My web site is devoted to medical and treatment information about this rare cancer. My blog is devoted to sharing what has been the more difficult part of the journey for me, the emotional and spiritual road I've traveled as a rare cancer survivor.

Sunday, February 4, 2007


Being a cancer patient and assuming that identity impacts your thinking in all ways. I'd always been somewhat of a control freak, and I suddenly realized my sense of being control was and always had been an illusion. All of my assumptions about my future had been based on the fact that I would indeed have a future. It seemed that had been a false assumption. My future was not something I controlled, as it turned out.

Immediately on assuming the cancer patient role, I gave control of my life to the cancer. My thoughts and activities were suddenly dictated by the disease. Cancer dictated that I would be in a doctor's office almost every week, cancer dictated that 4 hours of one day a week would be devoted to chemotherapy, cancer dictated that I would be at a hospital pre-registering for lab work (after the wait at preregistration) and having labs drawn (after the wait in the lab) almost weekly. Cancer made the rules, cancer made my schedule, cancer determined my options, cancer determined our budget and my choices, cancer often controlled my thoughts.

I started living one day at a time. I no longer put my faith in tomorrow or next week or next year. They say that is the way we should all live, but in reality,it is a difficult way to live. We live in a very future-oriented culture. I no longer had the ability to make an appoint for dental cleaning 6 months down the road. I could no longer comprehend planning for a future. I couldn't contemplate my kid's graduations, continuing my own education, furthering my career or planning for my retirement. I lived one day at a time, that was all I felt I could control.


Nancy said...

Thank you so much for this website. I also have signet cell cancer of the appendix - seems we are a very select group. Trouble is, the original site had been thought to be the colon (despite totally clean colonoscopies), and only recently has been confirmd to be the appendix. Long story. As a result, your operation was never done, although I am now recuperating from a bowel bypass - the very first symptom at all of this cancer, almost a year afer it was found secondarily on the ovaries. I will be bringing in the research from you site to my next appt - it has been very helpful, although shocking. I completely understand about the control - that has been something very difficul to come to terms with. Another thing - what will I now do with the rest of my short life? How can I stay at work, devote the time I want with my children (who,unlike yours, are grown - 22, 26, 30, 32), yet make the rest of my time realy matter?
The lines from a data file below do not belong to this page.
@@ -136,6 +143,7 @@
   if (is_k3(tile)) return pb ? DA_ERR_UNSUPPORTED : da_gemm3::dispatch_lin(p, tile, staging, s);
   if (is_k2(tile)) {
     if (pb) return DA_ERR_UNSUPPORTED;
+    if (da_gemm2::is_subpixel(p)) return da_gemm2::dispatch_conv_subpx(p, tile, staging, s);
     return p.conv ? da_gemm2::dispatch_conv(p, tile, staging, s) : da_gemm2::dispatch_lin(p, tile, staging, s);
   }
   if (p.conv) return pb ? DA_ERR_UNSUPPORTED : da_gemm::dispatch_conv(p, tile, staging, s);
diff --git a/diffusers_amd/csrc/gemm2_kernel.cuh b/diffusers_amd/csrc/gemm2_kernel.cuh
--- a/diffusers_amd/csrc/gemm2_kernel.cuh
+++ b/diffusers_amd/csrc/gemm2_kernel.cuh
@@ -19,7 +19,7 @@
 
 
 template <int KG, int WM, int WN, int MT, int NT, int NSLOT, bool CONV, bool PP = false, bool STREAMW = false, bool GIL = false,
-          bool LNF = false, int XA = 0>
+          bool LNF = false, int XA = 0, bool SUBPX = false>
 __global__ __launch_bounds__(512) void igemm2_bf16_kernel(const da_gemm_params p, const int xcd_gx_chunk) {
 #if defined(__HIP_DEVICE_COMPILE__)
   const int xcd_gx = xcd_gx_chunk & 255;
@@ -28,6 +28,7 @@
   constexpr int PX = BM / 8, PW = BN / 8;
   constexpr int XBYTES = BM * 128, SLICE = (BM + BN) * 128, PAIR = KG * SLICE;
   static_assert(!PP || KG == 2, "ping-pong is a property of the two K-groups");
+  static_assert(!SUBPX || (CONV && !LNF && XA == 0), "sub-pixel nearest-2x conv: a mode of the implicit-GEMM conv");
   static_assert(!STREAMW || (KG == 1 && NSLOT == 2 && !CONV), "streaming-W loop: one K-group, two-slice ring, nn.Linear");
   static_assert(!GIL || (KG == 1 && !CONV && WN == 2 && (NT % 2) == 0), "GEGLU-interleaved ownership: two wave columns, value / gate tile pairs");
   static_assert(!LNF || (!CONV && !STREAMW), "LayerNorm fold: nn.Linear instantiations of the ring loops");
@@ -59,7 +60,9 @@
   const int wm = wq / WN, wn = wq - wm * WN;
   const int r16 = lane & 15, kq = lane >> 4;
 
-  const int tiles_n = (p.N + BN - 1) / BN, tiles_m = (p.M + BM - 1) / BM;
+  const int Mr = SUBPX ? (p.M >> 2) : p.M;
+  const int tiles_par = SUBPX ? (Mr + BM - 1) / BM : 0;
+  const int tiles_n = (p.N + BN - 1) / BN, tiles_m = SUBPX ? 4 * tiles_par : (p.M + BM - 1) / BM;
   const int gyn = 8 / xcd_gx;
   const int tm_per = (tiles_m + gyn - 1) / gyn, tn_per = (tiles_n + xcd_gx - 1) / xcd_gx;
   const int bid = (int)blockIdx.x;
@@ -68,7 +71,8 @@
   const int lm = kblk / tn_per, ln = kblk - lm * tn_per;
   const int tm = gy * tm_per + lm, tn = gx * tn_per + ln;
   if (tm >= tiles_m || tn >= tiles_n) return;
-  const int m0 = tm * BM, n0 = tn * BN;
+  const int par = SUBPX ? tm / tiles_par : 0, py = par >> 1, px = par & 1;
+  const int m0 = (SUBPX ? tm - par * tiles_par : tm) * BM, n0 = tn * BN;
 
   const uint16_t* __restrict__ A = (const uint16_t*)p.A;
   const uint16_t* __restrict__ A2 = (const uint16_t*)p.A2;
@@ -76,7 +80,8 @@
   const int nk = p.K >> 6;
   const int nk2 = (nk + KG - 1) / KG;
   const int Ctot = CONV ? (p.C1 + p.C2) : 0;
-  const int Hv = CONV ? (p.Hin << p.up) : 0, Wv = CONV ? (p.Win << p.up) : 0;
+  const int ups = SUBPX ? 0 : p.up;
+  const int Hv = CONV ? (p.Hin << ups) : 0, Wv = CONV ? (p.Win << ups) : 0;
 
   int x_h[XI], x_r[XI], w_h[WI], w_r[WI];
   bool x_ok[XI], w_ok[WI];
@@ -100,7 +105,25 @@
   constexpr int my_loads = XI + WI;
 
   int xr_base[XI], xr_oy[XI], xr_ox[XI];
-  if constexpr (CONV) {
+  if constexpr (SUBPX) {
+    const int hw = p.Hin * p.Win;
+#pragma unroll
+    for (int i = 0; i < XI; ++i) {
+      const int m = m0 + x_r[i] * 8 + (lane >> 3);
+      if (m < Mr) {
+        const int b = m / hw;
+        const int rem = m - b * hw;
+        const int y = rem / p.Win;
+        xr_base[i] = b * p.Hin;
+        xr_oy[i] = y + py - 1;
+        xr_ox[i] = (rem - y * p.Win) + px - 1;
+      } else {
+        xr_base[i] = 0;
+        xr_oy[i] = -100000;
+        xr_ox[i] = -100000;
+      }
+    }
+  } else if constexpr (CONV) {
     const int hw = p.Hout * p.Wout;
 #pragma unroll
     for (int i = 0; i < XI; ++i) {
@@ -122,7 +145,14 @@
 
   size_t xbase = 0, xbytes = 0x7fffffff, x2bytes = 0x7fffffff;
   int pb = 0;
-  if constexpr (CONV) {
+  if constexpr (SUBPX) {
+    const int hw = p.Hin * p.Win;
+    const int b0 = m0 / hw;
+    const int y0 = (m0 - b0 * hw) / p.Win;
+    pb = __builtin_amdgcn_readfirstlane((b0 * p.Hin + max(0, y0 + py - 1)) * p.Win);
+    const size_t pix_left = (size_t)Mr - (size_t)pb;
+    xbytes = min(pix_left * p.C1 * 2, (size_t)0x7fffffff);
+  } else if constexpr (CONV) {
     const int hw = p.Hout * p.Wout;
     const int b0 = m0 / hw;
     const int oy0 = (m0 - b0 * hw) / p.Wout;
@@ -135,7 +165,7 @@
   }
   __amdgpu_buffer_rsrc_t rs_x = uniform_rsrc(A + (CONV ? (size_t)pb * p.C1 : xbase), xbytes);
   __amdgpu_buffer_rsrc_t rs_x2 = uniform_rsrc((CONV && A2) ? A2 + (size_t)pb * p.C2 : A, x2bytes);
-  __amdgpu_buffer_rsrc_t rs_w = uniform_rsrc(Wt + (size_t)n0 * p.ldw, 0x7fffffff);
+  __amdgpu_buffer_rsrc_t rs_w = uniform_rsrc(Wt + (SUBPX ? (size_t)par * p.N * p.ldw : 0) + (size_t)n0 * p.ldw, 0x7fffffff);
 
   int vo_x[XI], vo_x2[XI], vo_w[WI];
 #pragma unroll
@@ -166,7 +196,7 @@
       const int sc = (lane & 7) ^ ((row >> 1) & 7);
       const int iy = xr_oy[i] + c_kh[h], ix = xr_ox[i] + c_kw[h];
       const bool ok = (unsigned)iy < (unsigned)Hv && (unsigned)ix < (unsigned)Wv;
-      const int rel = (xr_base[i] + (iy >> p.up)) * p.Win + (ix >> p.up) - pb;
+      const int rel = (xr_base[i] + (iy >> ups)) * p.Win + (ix >> ups) - pb;
       vo_x[i] = ok ? (rel * p.C1 + sc * 8) * 2 : (int)0x80000000;
       vo_x2[i] = ok ? (rel * p.C2 + sc * 8) * 2 : (int)0x80000000;
     }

Carolyn Langlie-Lesnik RN BSN said...

Hi Nancy,

I'm so glad my site has been helpful to you. I've heard from many appendix cancer patients, and it is very common for us to be misdiagnosed initially. It's also very common for the specialists to see appendiceal cancer patients only after they have already had at least one major surgery related to their disease.

The loss of control is very difficult, though it makes us realize how much our feelings of control were illusions in the first place, I think. And your "What should I do with the rest of my short life?" is another thought that seems to be common to all of us. I still think that, I am obsessed with living a purposeful life. Our priorities totally change!

Thank you for your comment, and I wish you well. Please feel free to keep in touch.

Take very good care,


Lynne said...

Carolyn - I do not have cancer of the appendix, although I know of two people who do, so I had known that it's a rare cancer. I also have a rare cancer, gallbladder cancer, and I found your website through Sean's Sharing our Days site. I like how he links blogs to different illnesses, and expands our network of connection.

I do face the questions about control and having a terminal diagnosis, and how to live my life that's left. I am 8 months post diagnosis, had a period of being asymptomatic, and now have a recurence in my abdomen where my gallbladder was. As a result, I've started chemo, and entered the world of worrying about side effects. These questions are so big, and living life one day at a time really is a hard thing. I, too, have a blog, and I'm always hoping that other folks who have my rare cancer will find it. My site is Life Changing Cancer at

I appreciate what you are doing in telling your story and providing resources and links for others with your diagnosis

Carolyn Langlie-Lesnik RN BSN said...

Hi Lynne,

I looked at your site "Life Changing Cancer" and also Sean's "Sharing Our Days" blog, both are wonderful sites. I admire you for sharing your journey. I'd heard it once said, and it's true; rare cancers are lonely cancers, you can't commiserate with others with the same disease, though now I do via my web site. At the moment I know lots of people with appendix cancer and no one with breast cancer thanks to the internet community. Have you "met" others with your disease via your blog?

I hope you tolerate chemo well, I did remarkably well with mine, it really didn't alter my life much. They've gotten much better at pre-medicating to prevent or control side effects. I wish you well, and thanks again for your comment.